(Records begins)
+      const int cr = tid / 3, r = tid - 3 * cr;
       double cx = (cr & 1) ? h.bottom + P.vol_d : h.bottom;
       double cy = (cr & 2) ? h.center + half_od : h.center - half_od;
       double cz = (cr & 4) ? P.vol_h : -P.vol_h;
-      for (int r = 0; r < 3; r++) {
-        double wv = h.frame[r] * cx + h.frame[3 + r] * cy + h.frame[6 + r] * cz + h.sample[r];
-        mn[r] = fmin(mn[r], wv);
-        mx[r] = fmax(mx[r], wv);
-      }
-    }
-    for (int r = 0; r < 3; r++) {
-      int lo = (int)floor((mn[r] - jmax) * P.vox_mult) - 1;
-      int hi = (int)floor((mx[r] + jmax) * P.vox_mult) + 1;
-      sm.bm_org[r] = lo;
-      sm.bm_dims[r] = min(hi - lo + 1, P.bm_dim);
-    }
-    for (int e = 0; e < 9; e++) sm.fR[e] = (float)h.frame[e];
-    for (int r = 0; r < 3; r++) sm.fs[r] = (float)h.sample[r];
-    const float jm = (float)(gmax * voxel * 0.3 * 1.7320508075688772 + 2e-5);
-    sm.fbx_lo[0] = (float)h.bottom - jm;
-    sm.fbx_lo[1] = (float)(h.center - P.vol_w / 2.0) - jm;
-    sm.fbx_lo[2] = (float)(-P.vol_h) - jm;
-    sm.fbx_hi[0] = (float)(h.bottom + P.vol_d) + jm;
-    sm.fbx_hi[1] = (float)(h.center + P.vol_w / 2.0) + jm;
-    sm.fbx_hi[2] = (float)P.vol_h + jm;
-    const double wm = 0.0105;
-    const double bx_lo[3] = {h.bottom - wm, h.center - P.vol_w / 2.0 - wm, -P.vol_h - wm};
-    const double bx_hi[3] = {h.bottom + P.vol_d + wm, h.center + P.vol_w / 2.0 + wm, P.vol_h + wm};
-    for (int a = 0; a < 3; a++) {
-      sm.cull_lo[a] = (float)bx_lo[a] - 1e-5f;
-      sm.cull_hi[a] = (float)bx_hi[a] + 1e-5f;
-    }
+      wv = h.frame[r] * cx + h.frame[3 + r] * cy + h.frame[6 + r] * cz + h.sample[r];
+    }
+    double mn = DBL_MAX, mx = -DBL_MAX;
+#pragma unroll
+    for (int cr = 0; cr < 8; cr++) {
+      const double v = __shfl_sync(0xffffffffu, wv, 3 * cr + tid % 3);
+      mn = fmin(mn, v);
+      mx = fmax(mx, v);
+    }
+    if (tid < 3) {
+      const int a = tid;
+      const double jmax = gmax * voxel * 0.3 + 1e-9;
+      int lo = (int)floor((mn - jmax) * P.vox_mult) - 1;
+      int hi = (int)floor((mx + jmax) * P.vox_mult) + 1;
+      sm.bm_org[a] = lo;
+      sm.bm_dims[a] = min(hi - lo + 1, P.bm_dim);
+      sm.fs[a] = (float)h.sample[a];
+      const float jm = (float)(gmax * voxel * 0.3 * 1.7320508075688772 + 2e-5);
+      sm.fbx_lo[a] = (a == 0 ? (float)h.bottom : a == 1 ? (float)(h.center - P.vol_w / 2.0) : (float)(-P.vol_h)) - jm;
+      sm.fbx_hi[a] = (a == 0 ? (float)(h.bottom + P.vol_d) : a == 1 ? (float)(h.center + P.vol_w / 2.0) : (float)P.vol_h) + jm;
+      const double wm = 0.0105;
+      const double bx_lo = a == 0 ? h.bottom - wm : a == 1 ? h.center - P.vol_w / 2.0 - wm : -P.vol_h - wm;
+      const double bx_hi = a == 0 ? h.bottom + P.vol_d + wm : a == 1 ? h.center + P.vol_w / 2.0 + wm : P.vol_h + wm;
+      sm.cull_lo[a] = (float)bx_lo - 1e-5f;
+      sm.cull_hi[a] = (float)bx_hi + 1e-5f;
+    }
+    if (tid < 9) sm.fR[tid] = (float)h.frame[tid];
+    if (tid == 0) sm.wl_n = 0;
   }
   if (tid < Gd.K) {
     double s0 = sm.center[0] - Gd.vp[tid][0], s1 = sm.center[1] - Gd.vp[tid][1], s2 = sm.center[2] - Gd.vp[tid][2];
@@ -1612,12 +1621,10 @@
                                             const CastLists &L, bool use_ball, int nball, BallAt &&ball_at,
                                             unsigned long long *prof, bool count_walks) {
   const int tid = threadIdx.x;
+  long long t_sub = 0;
+  if (prof && tid == 0) t_sub = clock64();
   __syncthreads();
-  if (tid == 0) {
-    sm.wl_n = 0;
-    sm.dl_n = 0;
-  }
-  __syncthreads();
+  if (tid == 0) sm.dl_n = 0;
   auto append = [&](bool ok, const float4 &p, unsigned rg) {
     const int pos = warp_append(ok, &sm.wl_n);
     if (!ok) return;
@@ -1655,6 +1662,7 @@
     if (count_walks && prof && tid == 0) atomicAdd(prof + 14, 1ull);
   }
   __syncthreads();
+  sub_phase(prof, SUB_CULL, t_sub);
   const int nw = min(sm.wl_n, L.wl_cap);
   if (prof && tid == 0) {
     atomicAdd(prof + 9, (unsigned long long)nw);
@@ -1663,29 +1671,50 @@
   const int nsp = P.nsp;
   const unsigned nsp_magic = nsp > 1 ? (unsigned)((0x100000000ull + (unsigned)nsp - 1) / (unsigned)nsp) : 0u;
   const int nd = nw * nsp;
-  for (int w0 = 0; w0 < nd; w0 += NT_IMG) {
-    const int w = w0 + tid;
-    bool pass = false;
-    unsigned code = 0, seed = 0;
-    if (w < nd) {
-      const int item = nsp > 1 ? (int)__umulhi((unsigned)w, nsp_magic) : w, t = w - item * nsp;
-      seed = sm.lcgA[t] * __float_as_uint(L.wl[item].w) + sm.lcgC[t];
-      const unsigned rg = L.wrange[item];
-      const int r = (int)((seed >> 16) & 0x7FFFu);
-      pass = r >= (int)(rg & 0xFFFFu) && r <= (int)(rg >> 16);
-      code = ((unsigned)item << 7) | (unsigned)t;
-    }
-    const int pos = warp_append(pass, &sm.dl_n);
-    if (pass) {
-      if (pos < L.dl_cap) L.dlist[pos] = code;
+  constexpr int WT = 4;
+  const int lane = tid & 31;
+  for (int w0 = 0; w0 < nd; w0 += WT * NT_IMG) {
+    unsigned code[WT], pm = 0;
+#pragma unroll
+    for (int j = 0; j < WT; j++) {
+      const int w = w0 + j * NT_IMG + tid;
+      code[j] = 0;
+      if (w < nd) {
+        const int item = nsp > 1 ? (int)__umulhi((unsigned)w, nsp_magic) : w, t = w - item * nsp;
+        const unsigned seed = sm.lcgA[t] * __float_as_uint(L.wl[item].w) + sm.lcgC[t];
+        const unsigned rg = L.wrange[item];
+        const int r = (int)((seed >> 16) & 0x7FFFu);
+        if (r >= (int)(rg & 0xFFFFu) && r <= (int)(rg >> 16)) pm |= 1u << j;
+        code[j] = ((unsigned)item << 7) | (unsigned)t;
+      }
+    }
+    const int cnt = __popc(pm);
+    int incl = cnt;
+#pragma unroll
+    for (int o = 1; o < 32; o <<= 1) {
+      const int v = __shfl_up_sync(0xffffffffu, incl, o);
+      if (lane >= o) incl += v;
+    }
+    int pos = 0;
+    if (lane == 31 && incl) pos = atomicAdd(&sm.dl_n, incl);
+    pos = __shfl_sync(0xffffffffu, pos, 31) + incl - cnt;
+#pragma unroll
+    for (int j = 0; j < WT; j++) {
+      if (!((pm >> j) & 1u)) continue;
+      if (pos < L.dl_cap) L.dlist[pos] = code[j];
       else {
-        const float4 e = L.wl[code >> 7];
+        const float4 e = L.wl[code[j] >> 7];
+        const int t = (int)(code[j] & 127u);
+        const unsigned seed = sm.lcgA[t] * __float_as_uint(e.w) + sm.lcgC[t];
         set_bit(bm, draw_bit(P, sm, vb, (double)e.x, (double)e.y, (double)e.z, seed, k));
       }
+      pos++;
     }
   }
   __syncthreads();
+  sub_phase(prof, SUB_WINDOW, t_sub);
   const int ndl = min(sm.dl_n, L.dl_cap);
+  if (tid == 0) sm.wl_n = 0;
   if (prof && tid == 0) {
     atomicAdd(prof + 10, (unsigned long long)sm.dl_n);
     if (sm.dl_n > L.dl_cap) atomicAdd(prof + GPDB_PROF_PATH + L.path_draw, (unsigned long long)(sm.dl_n - L.dl_cap));
@@ -1717,7 +1746,7 @@
 
 __device__ __forceinline__ uint2 eval_voxel(const DevParams &P, const gpdb_pose &h, const double *qtab, const double (&inv)[3],
                                             int S, const VoxelBox &vb, unsigned long long *tiles, unsigned code, int pj_lo,
-                                            int pj_hi) {
+                                            int pj_hi, unsigned long long *evt = nullptr) {
   int b0 = code & 255, b1 = (code >> 8) & 255, b2 = code >> 16;
   double x, y, z;
   if (!voxel_point_in_box(P, h, qtab, b0 + vb.o0, b1 + vb.o1, b2 + vb.o2, x, y, z)) return make_uint2(0u, 0u);
@@ -1730,7 +1759,10 @@
     const Proj pr(pj);
     const int pix = (S - 1 - cellv[pr.a0]) * S + cellv[pr.a1];
     const unsigned qv = unit_q32(u[pr.a2]);
-    if (pj >= pj_lo && pj < pj_hi) cell_add(tiles + (size_t)(pj - pj_lo) * S * S + pix, qv);
+    if (pj >= pj_lo && pj < pj_hi) {
+      if (evt && __popc(__match_any_sync(__activemask(), pj * S * S + pix)) > 1) atomicAdd(evt, 1ull);
+      cell_add(tiles + (size_t)(pj - pj_lo) * S * S + pix, qv);
+    }
     if (pj == 2) st = make_uint2((unsigned)pix | 0x80000000u, qv);
   }
   return st;
@@ -2088,7 +2120,7 @@
 __global__ void __launch_bounds__(NT_IMG, 2) k_images2(const DevParams *Pp, DevCloud cl0, CloudTable tab, const gpdb_pose *cand, int nc,
                                                        uint8_t *p16, const double *qtab, int *ovf, int *ovf_count,
                                                        unsigned long long *prof) {
-  long long t_phase = 0;
+  long long t_phase = 0, t_sub = 0;
   const DevParams &P = *Pp;
   extern __shared__ __align__(16) unsigned char dyn[];
   __shared__ Img2Smem sm;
(Records ends)
For the listing above, print only the lines starting at the line containing "P.vol_w / 2.0) - jm;" and ending at the line containing "(float)P.vol_h + jm;", exactly, both included.

**Result for this task**
-    sm.fbx_lo[1] = (float)(h.center - P.vol_w / 2.0) - jm;
-    sm.fbx_lo[2] = (float)(-P.vol_h) - jm;
-    sm.fbx_hi[0] = (float)(h.bottom + P.vol_d) + jm;
-    sm.fbx_hi[1] = (float)(h.center + P.vol_w / 2.0) + jm;
-    sm.fbx_hi[2] = (float)P.vol_h + jm;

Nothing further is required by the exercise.